Execute training job:

In [None]:
%%writefile config.yaml
trainingInput:
  scaleTier: CUSTOM
  masterType: large_model_v100
  args:
    - "--preprocess"
    - "--training_data_path=gs://chicago-taxi-data-processed/processed-chicago-taxi.csv"
    - "--validation_split=0.2"
    - "--test_split=0.1"
    - "--job-dir=gs://chicago-taxi-data-processed/tuesday_taxi_2"
    - "--model_type=classification"
    - "--max_steps=10000000"
    - "--learning_rate=0.0002"
    - "--eval_steps=1000"
    - "--batch_size=10"
    - "--eval_frequency_secs=100"
    - "--optimizer_type=ftrl"
  region: us-east1
  jobDir: gs://chicago-taxi-data-processed/
  masterConfig:
    imageUri: gcr.io/cloud-ml-algos/linear_learner_gpu:latest

In [None]:
import time
BUCKET_NAME='chicago-taxi-data-processed'
IMAGE_URI='gcr.io/cloud-ml-algos/linear_learner_cpu:latest'

# Specify the Cloud Storage path to your training input data.
TRAINING_DATA='gs://chicago-taxi-data-processed/processed-chicago-taxi.csv'

MODEL_TYPE='classification'
JOB_ID = "tuesday_taxi_{}".format(int(time.time()))

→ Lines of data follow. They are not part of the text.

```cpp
void launch_accumulate(const FrameView& f, const WaveView& w_in, float4* accum, uint32_t* tiles, uint8_t* image,
                       bool resolve, hipStream_t s) {
  const WaveView w = with_tslot(w_in);
  if (resolve) hipLaunchKernelGGL(k_accum<true>, dim3(grid_for(f.P)), dim3(kBlock), 0, s, f, w, accum, tiles, image);
  else hipLaunchKernelGGL(k_accum<false>, dim3(grid_for(f.P)), dim3(kBlock), 0, s, f, w, accum, tiles, image);
}

void launch_resolve(const FrameView& f, const float4* accum, uint32_t n, uint32_t* tiles, uint8_t* image,
                    hipStream_t s) {
  hipLaunchKernelGGL(k_resolve, dim3(grid_for(f.P)), dim3(kBlock), 0, s, f, accum, n, tiles, image);
}

__global__ void __launch_bounds__(kBlock) k_tri_materials(const uint32_t* tri_geom, const uint32_t* geom_mat, uint32_t n,
                                                          uint32_t* tri_mat) {
  for (uint32_t i = blockIdx.x * blockDim.x + threadIdx.x; i < n; i += grid_threads()) tri_mat[i] = geom_mat[tri_geom[i]];
}
void launch_tri_materials(const uint32_t* tri_geom, const uint32_t* geom_mat, uint32_t n, uint32_t* tri_mat, hipStream_t s) {
  if (n) hipLaunchKernelGGL(k_tri_materials, dim3(grid_for(n)), dim3(kBlock), 0, s, tri_geom, geom_mat, n, tri_mat);
}

void launch_unpack(const uint32_t* gathered, int G, uint32_t tiles_per_rank, int W, int H, uint8_t* rgb,
                   hipStream_t s) {
  const int ntx = (W + kTile - 1) / kTile;
  hipLaunchKernelGGL(k_unpack, dim3(grid_for((uint64_t)W * H)), dim3(kBlock), 0, s, gathered, G, tiles_per_rank, W,
                     H, ntx, rgb);
}

void launch_query(const SceneView& sv, const uint32_t* tri_orig, const uint32_t* sph_orig, const float* rays, uint32_t n,
                  bool anyhit, uint32_t* ref, float* t, float* ng, uint8_t* occ, uint32_t* stack_overflow, hipStream_t s) {
  hipLaunchKernelGGL(k_query, dim3(grid_for(n)), dim3(kBlock), 0, s, sv, tri_orig, sph_orig, rays, n, anyhit ? 1 : 0,
                     ref, t, ng, occ, stack_overflow);
}

void launch_eval_math(int fn, const float* x, uint32_t n, float* out, hipStream_t s) {
  hipLaunchKernelGGL(k_eval_math, dim3(grid_for(n)), dim3(kBlock), 0, s, fn, x, n, out);
}
void launch_primary(const FrameView& f, float* dirs, uint32_t* rng, hipStream_t s) {
  hipLaunchKernelGGL(k_primary, dim3(grid_for((uint64_t)f.W * f.H)), dim3(kBlock), 0, s, f, dirs, rng);
}

#include "kernels_denoise.h"
#include "kernels_query.h"

}
```

### simple-path-tracer_amd/csrc/sptr_api.cpp

```cpp
#include <hip/hip_runtime.h>

#include <algorithm>
#include <chrono>
#include <cmath>
#include <cstdlib>
#include <cstring>
#include <mutex>
#include <string>
#include <vector>

#include "sptr_internal.h"

#include <dlfcn.h>
#include <execinfo.h>
#include <csignal>
#include <ucontext.h>
#include <unistd.h>

struct sptr_ctx {
  sptr::Context c;
  sptr_ctx* lane = nullptr;
  bool is_lane = false;
  uint32_t lanes_req = 0;
  bool lane_scene = false;
// ... 52 lines not shown
  } dn;
  struct RayQuery {
    sptr::DevBuf keys, index, keys_sorted, order, temp, flag, stage_in, stage_out;
    sptr::DevEvent ev[3];
    bool issued = false;
    bool sorted = false;
    uint32_t count = 0;
  } rq;
  ~sptr_ctx() {
    (void)hipSetDevice(c.device);
    if (c.pending) (void)hipStreamSynchronize(c.pending_stream);
    if (c.stream) (void)hipStreamSynchronize(c.stream);
    if (copy_stream) (void)hipStreamSynchronize(copy_stream);
    if (rq.issued) (void)hipEventSynchronize(rq.ev[2]);
    if (reg_ptr) (void)hipHostUnregister(reg_ptr);
    delete lane;
  }
};

namespace sptr {
namespace {

int fail(Context& c, int code, const std::string& msg) {
  c.err = msg;
  return code;
}
int sync_pending(Context& c);

#define API_HIP(x)                                                                          \
  do {                                                                                      \
    hipError_t e_ = (x);                                                                    \
    if (e_ != hipSuccess) return fail(c, SPTR_ERR_HIP, std::string(#x) + ": " + hipGetErrorString(e_)); \
  } while (0)

inline const Context& shading(const Context& c) { return c.parent ? *c.parent : c; }

constexpr uint64_t kDefaultWavePaths = 1ull << 29;
constexpr double kWaveMemFraction = 0.5;
constexpr uint32_t kSmallBatchTailDepth = 4;
constexpr uint64_t kSmallBatchPaths = 1ull << 25;
uint32_t auto_tail_depth(uint64_t batch_paths, const SceneView& sv) {
  if (sv.lds_bytes == 0u) return sv.scene_bytes <= (4ull << 20) ? 2u : 3u;
  return batch_paths <= kSmallBatchPaths ? kSmallBatchTailDepth : (uint32_t)kMaxDepth;
}
bool bounce_chain_on(const Context& c, uint64_t batch_paths) {
  (void)batch_paths;
  return c.bounce_chain == 2u;
}
#ifndef SPTR_SKY_SPLIT_TNUM
#define SPTR_SKY_SPLIT_TNUM 3
#endif
#ifndef SPTR_SKY_SPLIT_TDIV
#define SPTR_SKY_SPLIT_TDIV 4
#endif
constexpr uint64_t kSkySplitPixelsNum = 5, kSkySplitPixelsDen = 4;
uint32_t sky_split_threads(const Context& c, const SceneView& sv, const ShadeView& sh, const FrameView& fv) {
  uint32_t mode = c.sky_split, threads = c.sky_split_threads;
#ifdef SPTR_EXPERIMENT_KNOBS
  if (const char* e = getenv("SPTR_SKY_SPLIT"); e && mode == 0u && threads == 0u) {
    mode = (uint32_t)atoi(e);
    if (const char* t = strchr(e, ',')) threads = (uint32_t)atoi(t + 1);
  }
#endif
  if (mode == 1u || fv.cull == nullptr || fv.pixel_major != kFoldWave || sv.lds_bytes == 0u) return 0u;
  const uint32_t T = threads ? threads
                             : std::max(1u, sky_list_resident_threads(sh) / (uint32_t)SPTR_SKY_SPLIT_TDIV * (uint32_t)SPTR_SKY_SPLIT_TNUM);
  if (mode == 2u) return T;
  return (uint64_t)fv.P * kSkySplitPixelsDen >= kSkySplitPixelsNum * T ? T : 0u;
}
static bool sky_split_late() {
#ifdef SPTR_EXPERIMENT_KNOBS
  static const bool early = getenv("SPTR_SKY_SPLIT_EARLY") != nullptr;
  return !early;
#else
  return true;
#endif
}
#ifndef SPTR_SHADE_FIRST_MIN_PATHS
#define SPTR_SHADE_FIRST_MIN_PATHS (5ull << 22)
#endif
constexpr uint64_t kShadeFirstMinPaths = SPTR_SHADE_FIRST_MIN_PATHS;
bool shade_first_on(uint64_t batch_paths) { return batch_paths > kShadeFirstMinPaths; }
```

JOB_DIR="gs://chicago-taxi-data-processed/algorithm_training/"

In [None]:
!gcloud beta ai-platform jobs submit training $JOB_ID \
  --master-image-uri=$IMAGE_URI --config $CONFIG --job-dir=$JOB_DIR --region us-central1\
  -- \
  --preprocess --model_type=$MODEL_TYPE --batch_size=4 \
  --learning_rate=0.001 --max_steps=1000 \
  --training_data_path=$TRAINING_DATA

Deploy the model:

In [None]:
VERSION_NAME="taxi_version_{}".format(int(time.time()))
MODEL_NAME="taxi_model_{}".format(int(time.time()))
MODEL_DIR="gs://chicago-taxi-data-processed/algorithm_training/model"
FRAMEWORK="TENSORFLOW"

In [None]:
!gcloud ml-engine models create $MODEL_NAME --regions us-east1
!gcloud ai-platform versions create $VERSION_NAME \
  --model=$MODEL_NAME \
  --origin=$MODEL_DIR \
  --runtime-version=1.14 \
  --framework $FRAMEWORK \
  --python-version=3.5

Generate a prediction:

In [None]:
%%writefile $INPUT_FILE
{"csv_row":"6,0.927083333,0.9375,116,4,2013,0.1,0.606309877,0.671360099,0.653137315,0.663879711","key" : "dummy-key"}
{"csv_row":"7,0.479166667,0.479166667,82,3,2013,0.1,0.770603177,0.719576369,0.751629483,0.699383324","key" : "dummy-key"}

In [None]:
!gcloud ai-platform predict --model $MODEL_NAME --version \
  $VERSION_NAME --json-instances $INPUT_FILE

In [None]:
!export GOOGLE_APPLICATION_CREDENTIALS=path/to/credentials.json

In [None]:
from gcpdemo1.predictor import Predictor

project = 'ml-sandbox-1-191918'
model = 'taxi_model_1565105801'

instances = [{"csv_row": "6,0.927083333,0.9375,116,4,2013,0.1,0.606309877,0.671360099,0.653137315,0.663879711", "key": "dummy-key"}]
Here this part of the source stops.